WASHINGTON -(Dow Jones)- Google co-founder Larry Page on Wednesday called on the Federal Communications Commission to give companies unlicensed access to television airwaves before the November election.
Page also said the multiple rounds of tests conducted by FCC engineers are highly unusual, and he accused broadcasters and wireless microphone manufacturers who oppose the proposal of creating unneeded controversy.
Broadcasters and wireless microphone manufacturers are concerned that the mobile devices Google and other companies want to build on static channels will cause interference with their signals.

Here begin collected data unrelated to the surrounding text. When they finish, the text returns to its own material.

# mehta-lab/VisCy

Measured on AMD Instinct MI355X. Metric: training patches/sec (Z=5, 256x256, 1->2ch UNeXt2), higher is better.
Workload: dtype bf16; 1 GPU; UNeXt2 2.5D convnextv2_tiny Z=5 256x256 1->2ch, fwd+MixedLoss(0.5,0,0.5)+bwd+AdamW; per_gpu_batch=512, global_batch=512, parallelism=dp1

## Files before the change

include/vsx.h:

```cpp
#ifndef VSX_H
#define VSX_H
#include <stddef.h>
#include <stdint.h>

#ifdef __cplusplus
extern "C" {
#endif

typedef void* vsx_stream_t;

#define VSX_F32 0
#define VSX_BF16 1

int32_t vsx_version(void);
const char* vsx_last_error(void);
const char* vsx_last_kernel(void);
int32_t vsx_set_flag(const char* name, int32_t value);
int32_t vsx_get_flag(const char* name);
int32_t vsx_det_workspace(float* ws, int64_t floats);
int32_t vsx_det_scope(int32_t on);
int32_t vsx_det_active(void);

#define VSX_A_ROWS 0
#define VSX_A_PATCH2 1
// ... 281 lines not shown
#define VSX_WTASK_REDUCE_ROWS 6
#define VSX_WTASK_MAX 40
typedef struct VsxWTask {
  int32_t kind, dtype, i0, i1, i2, i3;
  const void* p0;
  void* p1;
  void* p2;
  const void* p3;
  const void* p4;
  const void* p5;
  const void* p6;
  const void* p7;
} VsxWTask;
int32_t vsx_weight_tasks(const VsxWTask* tasks, int32_t n, vsx_stream_t stream);

int32_t vsx_prep_head_dgrad(const float* W, void* dst, int32_t Cmid, int32_t C3, int32_t Zout, int32_t dtype,
    vsx_stream_t stream);

int32_t vsx_stem_im2col(const float* x, void* P, const float* sub, const float* div, int32_t B, int32_t Cin,
    int32_t Z, int32_t H, int32_t W, int32_t kz, int32_t ky, int32_t kx, int32_t dtype, vsx_stream_t stream);
int32_t vsx_stem_im2col_ld(const float* x, void* P, const float* sub, const float* div, int32_t B, int32_t Cin, int32_t Z,
    int32_t H, int32_t W, int32_t kz, int32_t ky, int32_t kx, int32_t ldp, int32_t dtype, vsx_stream_t stream);
int32_t vsx_pad_cols(const void* src, void* dst, int32_t R, int32_t K, int32_t Kp, int32_t dtype, vsx_stream_t stream);

int32_t vsx_im2col3x3(const void* x, void* col, int32_t B, int32_t H, int32_t W, int32_t C, int32_t dtype, vsx_stream_t stream);
int32_t vsx_col2im3x3(const void* dcol, void* dx, int32_t B, int32_t H, int32_t W, int32_t C, int32_t dtype, vsx_stream_t stream);

int32_t vsx_pixel_shuffle_cat_fwd(const void* low, const void* skip, void* out, int32_t B, int32_t h,
    int32_t w, int32_t c, int32_t cs, int32_t dtype, vsx_stream_t stream);

int32_t vsx_pixel_shuffle_cat_bwd(const void* dcat, void* dlow, void* dskip, int32_t B, int32_t h, int32_t w,
    int32_t c, int32_t cs, int32_t dtype, vsx_stream_t stream);

int32_t vsx_head_shuffle_fwd(const void* dec, void* hin, int32_t B, int32_t h, int32_t w, int32_t C3,
    int32_t D, int32_t pool, int32_t dtype, vsx_stream_t stream);

int32_t vsx_head_shuffle_bwd(const void* dhin, void* ddec, int32_t B, int32_t h, int32_t w, int32_t C3,
    int32_t D, int32_t pool, int32_t dtype, vsx_stream_t stream);

int32_t vsx_normalize(const float* x, float* y, const float* sub, const float* div, int32_t B, int64_t per_sample,
    vsx_stream_t stream);

int32_t vsx_minmax_norm(const float* x, float* y, const float* lo, const float* hi, int32_t B, int64_t per_sample,
    vsx_stream_t stream);

int32_t vsx_sample_minmax(const float* x, float* mn, float* mx, int32_t B, int64_t per_sample, vsx_stream_t stream);

int32_t vsx_intensity_aug(const float* x, float* y, const float* mn, const float* mx, const float* gamma,
    const float* factor, const float* noise, const float* nstd, float nmean, int32_t invert, int32_t B, int64_t per_sample,
    vsx_stream_t stream);
int32_t vsx_sample_moments(const float* x, double* sums, int32_t B, int64_t per_sample, vsx_stream_t stream);

int32_t vsx_blend_in(const float* oldp, const float* newp, float* out, const float* fz, int32_t Z, int64_t plane,
    int64_t total, vsx_stream_t stream);

int32_t vsx_crop_weights(const float* w, float* wpool, float* tmp, int32_t B, int32_t CZ, int32_t Y, int32_t X,
    int32_t cy, int32_t cx, vsx_stream_t stream);
int32_t vsx_sample_index(const float* wpool, const float* u, int32_t* idx, int32_t B, int64_t n, vsx_stream_t stream);
int32_t vsx_crop3d(const float* x, float* y, const int32_t* starts, int32_t B, int32_t C, int32_t Z, int32_t Y, int32_t X,
    int32_t cz, int32_t cy, int32_t cx, vsx_stream_t stream);

int32_t vsx_warp_affine3d(const float* x, float* y, const float* Minv, int32_t B, int32_t C, int32_t D, int32_t H,
    int32_t W, int32_t mode, vsx_stream_t stream);
int32_t vsx_warp_affine3d_roi(const float* x, float* y, const float* Minv, int32_t B, int32_t C, int32_t D, int32_t H,
    int32_t W, int32_t z0, int32_t y0, int32_t x0, int32_t Do, int32_t Ho, int32_t Wo, int32_t mode, vsx_stream_t stream);

// ... 31 lines not shown
```

viscy_amd/_lib.py:

```python

from __future__ import annotations

import ctypes as C
import os

import torch

_HERE = os.path.dirname(os.path.abspath(__file__))
LIB_PATH = os.environ.get("VSX_LIB", os.path.join(_HERE, "libvsx.so"))

VSX_F32, VSX_BF16 = 0, 1
A_ROWS, A_PATCH2, A_CONV3 = 0, 1, 2
PRO_NONE, PRO_GRN = 0, 1
EPI_NONE, EPI_BIAS, EPI_BIAS_GELU_SQ, EPI_BIAS_RES, EPI_DZ, EPI_BIAS_STATS, EPI_LN_BWD = 0, 1, 2, 3, 4, 5, 6
LOSS_SLOTS, LOSS_SLOT_STRIDE = 64, 32

_I32, _F32, _P, _I64 = C.c_int32, C.c_float, C.c_void_p, C.c_int64


class VsxGemm(C.Structure):
    _fields_ = [
        ("A", _P), ("B", _P), ("C", _P),
        ("M", _I32), ("N", _I32), ("K", _I32),
        ("lda", _I32), ("ldb", _I32), ("ldc", _I32),
# ... 27 lines not shown


WTASK_PREP, WTASK_TRANSPOSE, WTASK_MATVEC, WTASK_MLP_PACK, WTASK_UNPREP, WTASK_MATVEC_T, WTASK_REDUCE_ROWS = 0, 1, 2, 3, 4, 5, 6

_SIGS = {
    "vsx_version": (_I32, []),
    "vsx_weight_tasks": (_I32, [_P, _I32, _P]),
    "vsx_last_error": (C.c_char_p, []),
    "vsx_last_kernel": (C.c_char_p, []),
    "vsx_set_flag": (_I32, [C.c_char_p, _I32]),
    "vsx_get_flag": (_I32, [C.c_char_p]),
    "vsx_det_workspace": (_I32, [_P, _I64]),
    "vsx_det_scope": (_I32, [_I32]),
    "vsx_det_active": (_I32, []),
    "vsx_gemm_nt": (_I32, [C.POINTER(VsxGemm), _I32, _P]),
    "vsx_gemm_tn": (_I32, [C.POINTER(VsxGemm), _I32, _P]),
    "vsx_gemm_plan": (_I32, [_I32, C.POINTER(VsxGemm), _I32, C.POINTER(VsxGemmPlan)]),
    "vsx_gemm_nt_ln_bwd_supported": (_I32, [_I64, _I32, _I32, _I32]),
    "vsx_ln_fwd": (_I32, [_P, _P, _P, _P, _P, _P, _I32, _I32, _F32, _I32, _P]),
    "vsx_ln_bwd": (_I32, [_P, _P, _P, _P, _P, _P, _P, _P, _P, _I32, _I32, _I32, _P]),
    "vsx_grn_scale": (_I32, [_P, _P, _P, _I32, _I32, _F32, _P]),
    "vsx_grn_bwd_stats": (_I32, [_P, _P, _P, _P, _P, _P, _P, _P, _I32, _I32, _F32, _P]),
    "vsx_grn_gelu_bwd": (_I32, [_P, _P, _P, _P, _P, _P, _I32, _I32, _I32, _I32, _I32, _P]),
    "vsx_dwconv7_fwd": (_I32, [_P, _P, _P, _P, _P, _I32, _I32, _I32, _I32, _I32, _P]),
    "vsx_dwconv7_bwd_data": (_I32, [_P, _P, _P, _P, _I32, _I32, _I32, _I32, _I32, _P]),
    "vsx_dwconv7_bwd_weight": (_I32, [_P, _P, _P, _P, _P, _I32, _I32, _I32, _I32, _I32, _I32, _P]),
    "vsx_stem_im2col": (_I32, [_P, _P, _P, _P, _I32, _I32, _I32, _I32, _I32, _I32, _I32, _I32, _I32, _P]),
    "vsx_stem_im2col_ld": (_I32, [_P, _P, _P, _P, _I32, _I32, _I32, _I32, _I32, _I32, _I32, _I32, _I32, _I32, _P]),
    "vsx_pad_cols": (_I32, [_P, _P, _I32, _I32, _I32, _I32, _P]),
    "vsx_im2col3x3": (_I32, [_P, _P, _I32, _I32, _I32, _I32, _I32, _P]),
    "vsx_col2im3x3": (_I32, [_P, _P, _I32, _I32, _I32, _I32, _I32, _P]),
    "vsx_pixel_shuffle_cat_fwd": (_I32, [_P, _P, _P, _I32, _I32, _I32, _I32, _I32, _I32, _P]),
    "vsx_pixel_shuffle_cat_bwd": (_I32, [_P, _P, _P, _I32, _I32, _I32, _I32, _I32, _I32, _P]),
    "vsx_head_shuffle_fwd": (_I32, [_P, _P, _I32, _I32, _I32, _I32, _I32, _I32, _I32, _P]),
    "vsx_head_shuffle_bwd": (_I32, [_P, _P, _I32, _I32, _I32, _I32, _I32, _I32, _I32, _P]),
    "vsx_head_out_fwd": (_I32, [_P] * 7 + [_I32] * 6 + [_F32, _I32, _P]),
    "vsx_head_out_bwd1": (_I32, [_P] * 11 + [_I32] * 6 + [_F32, _I32, _P]),
    "vsx_head_out_bwd1_wgrad": (_I32, [_P] * 13 + [_I32] * 6 + [_F32, _I32, _P]),
    "vsx_head_out_bwd2": (_I32, [_P] * 9 + [_I32] * 6 + [_F32, _I32, _P]),
    "vsx_loss_pool": (_I32, [_P] * 7 + [_I32] * 3 + [_P]),
    "vsx_ssim_scale_fwd": (_I32, [_P] * 5 + [_I32] * 5 + [_P]),
    "vsx_ssim_scale_bwd": (_I32, [_P] * 7 + [_I32] * 5 + [_F32, _F32, _P, _I32, _P]),
    "vsx_loss_finalize": (_I32, [_P] * 5 + [_F32, _I32, _I32, _I32, _F32, _F32, _F32, _P, _P, _P, _P, _P]),
    "vsx_ssim_scale_fwd_dmu": (_I32, [_P] * 6 + [_I32] * 6 + [_P]),
    "vsx_ssim_scale_bwd_in": (_I32, [_P] * 6 + [_I32] * 5 + [_F32, _F32, _P, _I32, _I32, _P]),
    "vsx_loss_tmax": (_I32, [_P, _I64, _P, _P]),
    "vsx_ssim_scale_fwd_fused": (_I32, [_P] * 11 + [_I32] * 6 + [_P]),
    "vsx_adamw": (_I32, [_P, _P, _P, _P, _P, _I64, _P]),
    "vsx_adamw_advance": (_I32, [_P, _P, _P, _P]),
    "vsx_fill_f32": (_I32, [_P, _I64, _F32, _P]),
    "vsx_mlp_supported": (_I32, [_I32, _I32, _I64, _I32]),
    "vsx_mlp_mode_supported": (_I32, [_I32, _I32, _I64, _I32, _I32]),
    "vsx_mlp_det_floats": (_I64, [_I32, _I32, _I64, _I32]),
    "vsx_mlp_image_bytes": (_I64, [_I32]),
    "vsx_mlp_pack": (_I32, [_P, _P, _P, _I32, _P]),
    "vsx_mlp_fwd": (_I32, [_P] * 11 + [_I64, _I32, _I32, _I32, _I32, _P]),
    "vsx_mlp_fc1": (_I32, [_P] * 7 + [_I64, _I32, _I32, _I32, _P]),
    "vsx_mlp_fwd_ln": (_I32, [_P, _F32] + [_P] * 10 + [_I64, _I32, _I32, _I32, _I32, _P]),
    "vsx_mlp_fc1_ln": (_I32, [_P, _F32] + [_P] * 9 + [_I64, _I32, _I32, _I32, _P]),
    "vsx_grn_q_reduce": (_I32, [_P] * 10 + [_I64, _I32, _I32, _I32, _P]),
    "vsx_grn_q_reduce_ws_floats": (_I64, [_I32, _I32]),
    "vsx_mlp_bwd_stats": (_I32, [_P] * 5 + [_I64, _I32, _I32, _I32, _P]),
    "vsx_mlp_bwd_dh": (_I32, [_P] * 7 + [_I64, _P, _P, _I64, _I32, _I32, _I32, _P]),
    "vsx_mlp_rows_per_workgroup": (_I32, [_I32, _I32, _I64]),
    "vsx_mlp_bwd_dh_re": (_I32, [_P] * 9 + [_I64, _P, _P, _I64, _I32, _I32, _I32, _P]),
    "vsx_mlp_bwd_dh_ln": (_I32, [_P] * 11 + [_I64, _P, _P, _I64, _I32, _I32, _I32, _P]),
# ... 124 lines not shown
```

Access to the vacant TV channels, sometimes called "white spaces," is a top priority for Google and other technology giants such as Microsoft, Dell and Motorola.
"All the FCC needs to say is that we will allow people to use the spectrum in an unlicensed way if their devices don't interfere. Literally, that one sentence, that's all that needs to be said," Page said at a briefing sponsored by the Wireless Innovation Alliance, a coalition lobbying for access to the empty channels.
In addition to Google, Microsoft, Dell and Motorola, the coalition also includes consumer advocates, civil rights groups and rural organizations.
Page visited Washington in May to ask the FCC and Congress for the ability to use the vacant channels. His appearance in Washington on Wednesday is part of a public campaign Google is conducting to get the FCC to act. Google has generated more than 16,000 comments to the agency.
FCC engineers completed a series of field and lab tests this summer on prototype white space devices to determine whether they could detect and avoid live TV channels and wireless microphones.
Page said the tests were successful, but he also suggested that they weren't necessary. "In general, when the FCC has done things, they haven't said, 'Oh you have to prove that you might be able to do this thing before you really do it in order for us to say you can do it.' You've got this kind of convoluted logic."
FCC engineers are now compiling the information to share with the five commissioners. FCC Chairman Kevin Martin said Tuesday he wants the commission to act before the end of the year, but he hasn't committed to voting on the white spaces proposal before the election.
Like Page, Martin favors giving companies unlicensed access to the vacant airwaves if there isn't interference. Responding to Page's comments Wednesday, FCC spokesman Robert Kenny said, "We'd like to see the spectrum used more efficiently."
Page noted that 95% of TV spectrum goes unused.
National Association of Broadcasters Executive Vice President Dennis Wharton said Google's petition drive for access to the TV spectrum is dwarfed by the many millions of U.S. households with televisions. "Absent proven interference protection, Google's gamble on the future of television is not a risk Americans should be asked to take," he said.
During the FCC tests, the prototype white space devices generally were able to detect both TV signals and live wireless microphones, although industry engineers on both sides said there were some hiccups.
The FCC didn't test the prototypes with low-power wireless microphones that operate on live TV channels. During some of the tests, Page said wireless microphone operators skewed the results. Google officials suspect that the mikes were broadcasting on live TV channels rather than on vacant ones.
"They're expecting our side of this, people to be able to detect wireless microphones that were actually broadcasting on the same channel as the TV stations. And that's impossible. There's no way to do that," he said.
"What I'm telling you is that the test was rigged, deliberately," Page said. "If you're trying to detect a wireless microphone that's on the same frequency as a television station that's broadcasting at way more power, you're going to detect the television station, not the wireless microphone. It's not rocket science."
Shure Inc., the nation's largest wireless microphone manufacturer, disputed Page's statement. "The FCC's wireless microphone field tests were carefully planned and thoroughly executed based on sound engineering science and real-world operating scenarios," said Mark Brunner, Shure's senior director of public and industry relations.
"These tests were open to the public, and those who choose to discount the results, which have not yet been published, had every option to be present and to witness them for themselves," Brunner said.
With the nod from the FCC, Page said hundreds of millions of dollars would be immediately invested in white space devices that would meet a noninterference standard, and he accused the opponents of standing in the way.
"What's being debated now is, 'Oh, there might be issues, so those can never be solved, so we should never let you try,'" Page said.